Lefamulin is a member of the pleuromutilin class of antimicrobials discovered as Staphylococcus aureus inhibitors in 1951.1 In this multicenter, randomized, double-blind, double-dummy study, patients with community-acquired bacterial pneumonia were randomized to oral lefamulin 600 mg every 12 hours for 5 days or oral moxifloxacin 400 mg every 24 hours for 7 days.2 Adults with Pneumonia Patient Outcome Research Team (PORT; a prediction rule used to identify the patients with community-acquired bacterial pneumonia [CABP] who are at low risk for death and other adverse outcomes) Class II-IV3 were eligible (≥50% were to have PORT risk class III or IV). A total of 738 patients were randomized (lefamulin, n = 370; moxifloxacin, n = 368).
The US Food & Drug Administration (FDA) primary end point was early clinical response (ECR; 96 ± 24 hours after first dose) in the intent-to-treat (ITT) population. The European Medicines Agency (EMA) coprimary end points (FDA secondary end points) were investigator assessment of clinical response at test of cure (TOC; 5-10 days after last dose) in the modified ITT and clinically evaluable TOC populations. For FDA and EMA end points, noninferiority was concluded if the lower limit of the 2-sided 95% confidence interval was greater than –10%.
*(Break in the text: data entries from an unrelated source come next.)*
__device__ __forceinline__ uint32_t cluster_ctarank() {
  uint32_t r;
  asm volatile("mov.u32 %0, %%cluster_ctarank;" : "=r"(r));
  return r;
}
__device__ __forceinline__ void cluster_sync_all() {
  asm volatile("barrier.cluster.arrive.release.aligned;\n\tbarrier.cluster.wait.acquire.aligned;" ::: "memory");
}
__device__ __forceinline__ uint32_t mapa_shared(uint32_t local_smem_addr, uint32_t rank) {
  uint32_t r;
  asm volatile("mapa.shared::cluster.u32 %0, %1, %2;" : "=r"(r) : "r"(local_smem_addr), "r"(rank));
  return r;
}
__device__ __forceinline__ void mbar_arrive_cluster(uint32_t cluster_addr) {
  asm volatile("mbarrier.arrive.release.cluster.shared::cluster.b64 _, [%0];" ::"r"(cluster_addr) : "memory");
}
__device__ __forceinline__ uint64_t make_wgmma_desc_sw128(uint32_t smem_addr) {
  uint64_t d = 0;
  d |= static_cast<uint64_t>((smem_addr & 0x3FFFFu) >> 4);
  d |= static_cast<uint64_t>(1) << 16;
  d |= static_cast<uint64_t>(1024 >> 4) << 32;
  d |= static_cast<uint64_t>(1) << 62;
  return d;
}
template <int SW>
__device__ __forceinline__ uint64_t make_wgmma_desc(uint32_t smem_addr, uint32_t lbo) {
  static_assert(SW == 128 || SW == 64 || SW == 32, "swizzle width");
  constexpr uint64_t layout = SW == 128 ? 1 : SW == 64 ? 2 : 3;
  uint64_t d = 0;
  d |= static_cast<uint64_t>((smem_addr & 0x3FFFFu) >> 4);
  d |= static_cast<uint64_t>((lbo >> 4) & 0x3FFFu) << 16;
  d |= static_cast<uint64_t>(8 * SW >> 4) << 32;
  d |= layout << 62;
  return d;
}
__device__ __forceinline__ void wgmma_fence() { asm volatile("wgmma.fence.sync.aligned;" ::: "memory"); }
__device__ __forceinline__ void wgmma_commit() { asm volatile("wgmma.commit_group.sync.aligned;" ::: "memory"); }
template <int N>
__device__ __forceinline__ void wgmma_wait() { asm volatile("wgmma.wait_group.sync.aligned %0;" ::"n"(N) : "memory"); }
template <int R>
__device__ __forceinline__ void wgmma_fence_operands(float (&d)[R]) {
#pragma unroll
  for (int i = 0; i < R; ++i) asm volatile("" : "+f"(d[i])::"memory");
}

Lefamulin was efficacious regardless of PORT risk class (ECR responder rates for PORT II, III, and IV: 91.8% [168/183], 91.0% [132/145], and 85.0% [34/40] for lefamulin, and 93.1% [176/189], 90.2% [120/133], and 85.7% [36/42] for moxifloxacin, respectively). Both agents showed similar ECR responder and investigator assessment of clinical response success rates across baseline CABP pathogens. Rates of serious adverse events (AEs) and AEs leading to discontinuation were low, and were similar between groups. Most frequently reported AEs were gastrointestinal, the majority of which were mild in severity, with few treatment discontinuations.
Five-day oral lefamulin therapy demonstrated noninferiority for both FDA and EMA efficacy end points versus 7-day oral moxifloxacin. Both agents were safe and generally well-tolerated.
- Eyal Z, et al. Sci Rep. 2016;6:39004.
- Alexander E, et al. IDWeek 2018. Abstract LB6.
- Fine MJ, et al. N Engl J Med. 1997;336:243-250.